DATA IN THIS EXERCISE
#ifdef KN_WHATIF_NOMFMA
#define KN_F16X2_MMA3(C, FA, FB) C[0] += (float)FA[1][0] * (float)FB[0][0] + (float)FA[0][1] * (float)FB[1][1];
#else
#define KN_F16X2_MMA3(C, FA, FB)                                                                               \
    C = __builtin_amdgcn_mfma_f32_32x32x16_f16(FA[1], FB[0], C, 0, 0, 0);               \
    C = __builtin_amdgcn_mfma_f32_32x32x16_f16(FA[0], FB[1], C, 0, 0, 0);                                      \
    C = __builtin_amdgcn_mfma_f32_32x32x16_f16(FA[0], FB[0], C, 0, 0, 0);
#endif
#define KN_F16X2_SLAB_MMA(A, B)                                                                                \
    _Pragma("unroll") for (int ks = 0; ks < 2; ++ks) {                                                        \
        f16x8 fa[TM][2], fb[TN][2];                                                                            \
        _Pragma("unroll") for (int i = 0; i < TM; ++i)                                                        \
            _Pragma("unroll") for (int p = 0; p < 2; ++p)                                                     \
                fa[i][p] = __builtin_bit_cast(f16x8, *(const g2_lds_u4*)(A + i * 32 * PITCH + p * 64 + ks * 32)); \
        _Pragma("unroll") for (int j = 0; j < TN; ++j)                                                        \
            _Pragma("unroll") for (int p = 0; p < 2; ++p)                                                     \
                fb[j][p] = __builtin_bit_cast(f16x8, *(const g2_lds_u4*)(B + j * 32 * PITCH + p * 64 + ks * 32)); \
        _Pragma("unroll") for (int i = 0; i < TM; ++i)                                                        \
            _Pragma("unroll") for (int j = 0; j < TN; ++j) {                                                  \
                f32x16 c = acc[i][j];                                                                          \
                KN_F16X2_MMA3(c, fa[i], fb[j])                                                                 \
                acc[i][j] = c;                                                                                 \
            }                                                                                                  \
    }
#define KN_SPLIT_B_LOAD(RB, SLAB)                                                                              \
    { const int sl_ = SLAB; bload.begin(sl_); _Pragma("unroll") for (int j = 0; j < B_P; ++j) RB[j] = bload(sl_, j, rb_desc); }
#define KN_SPLIT_B_STAGE(RB, BOFF)                                                                             \
    _Pragma("unroll") for (int j = 0; j < B_P; ++j) {                                                         \
        const int q = tid + 256 * j;                                                                          \
        if (B_PIECES % 256 == 0 || q < B_PIECES) *(g2_lds_u4*)(lds + BOFF + (q >> 3) * PITCH + (q & 7) * 16) = RB[j]; \
    }

__host__ __device__ __forceinline__ bool quad_order_swap(long gx, long gy) {
    const long gx8 = (gx + 7) / 8 * 8, gy8 = (gy + 7) / 8 * 8;
    return (gx8 - gx) * 16 > gx8 && (gx8 - gx) * gy8 > (gy8 - gy) * gx8;
}
__host__ __device__ __forceinline__ bool quad_order_linear(long gx, long gy) {
    const long gx8 = (gx + 7) / 8 * 8, gy8 = (gy + 7) / 8 * 8;
    return (gx8 - gx) * 16 > gx8 && (gy8 - gy) * 16 > gy8;
}
__host__ __device__ __forceinline__ long quad_order_ids(long gx, long gy) {
    if (quad_order_linear(gx, gy)) return gx * gy;
    return quad_order_swap(gx, gy) ? (gy + 7) / 8 * 8 * gx : (gx + 7) / 8 * 8 * gy;
}
__device__ __forceinline__ bool quad_order_decode(int L, int gx, int gy, int& mt, int& nt, int rot = 0) {
    if (quad_order_linear(gx, gy)) { mt = L % gx; nt = L / gx; return true; }
    const bool sw = quad_order_swap(gx, gy);
    const int ga = sw ? gy : gx, gb = sw ? gx : gy;
    const int ga8 = (ga + 7) / 8 * 8;
    constexpr int CW = 4;
    const int full = (gb / CW) * CW * ga8;
    int c0, cw;
    if (L < full) { c0 = (L / (CW * ga8)) * CW; cw = CW; L -= (c0 / CW) * CW * ga8; }
    else { c0 = (gb / CW) * CW; cw = gb - c0; L -= full; }
    const int grp = L / (8 * cw), rem = L - grp * 8 * cw;
    const int at = grp * 8 + ((rem + rot) & 7), bt = c0 + (rem >> 3);
    mt = sw ? bt : at; nt = sw ? at : bt;
    return at < ga;
}

__host__ __device__ __forceinline__ bool patch_order_plain(long gx, long gy) { return gy == 1 && gx % 8 != 0; }
__host__ __device__ __forceinline__ long patch_order_ids(long gx, long gy) {
    return (patch_order_plain(gx, gy) ? gx : (gx + 7) / 8 * 8) * gy;
}
template <int BM, int BN>
__device__ __forceinline__ bool patch_order_decode(int plain, int m, int n, int& m0, int& n0) {
    const int gy = (n + BN - 1) / BN;
    const int gx8 = (int)gridDim.x / gy;
    constexpr int CW = 8;
    int L = blockIdx.x;
    const int full = (gy / CW) * CW * gx8;
    int c0, cw;
    if (L < full) { c0 = (L / (CW * gx8)) * CW; cw = CW; L -= (c0 / CW) * CW * gx8; }
    else { c0 = (gy / CW) * CW; cw = gy - c0; L -= full; }
    const int grp = L / (8 * cw), rem = L - grp * 8 * cw;
    m0 = plain ? (int)blockIdx.x * BM : (grp * 8 + ((rem + (int)blockIdx.z) & 7)) * BM;
    n0 = plain ? 0 : (c0 + (rem >> 3)) * BN;
    return m0 < m;
}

TASK TO COMPLETE
Reproduce the material above exactly, beginning at its first line and ending with the line that holds "for (int ks". Include nothing else.

RESULT OF THIS EXERCISE
#ifdef KN_WHATIF_NOMFMA
#define KN_F16X2_MMA3(C, FA, FB) C[0] += (float)FA[1][0] * (float)FB[0][0] + (float)FA[0][1] * (float)FB[1][1];
#else
#define KN_F16X2_MMA3(C, FA, FB)                                                                               \
    C = __builtin_amdgcn_mfma_f32_32x32x16_f16(FA[1], FB[0], C, 0, 0, 0);               \
    C = __builtin_amdgcn_mfma_f32_32x32x16_f16(FA[0], FB[1], C, 0, 0, 0);                                      \
    C = __builtin_amdgcn_mfma_f32_32x32x16_f16(FA[0], FB[0], C, 0, 0, 0);
#endif
#define KN_F16X2_SLAB_MMA(A, B)                                                                                \
    _Pragma("unroll") for (int ks = 0; ks < 2; ++ks) {                                                        \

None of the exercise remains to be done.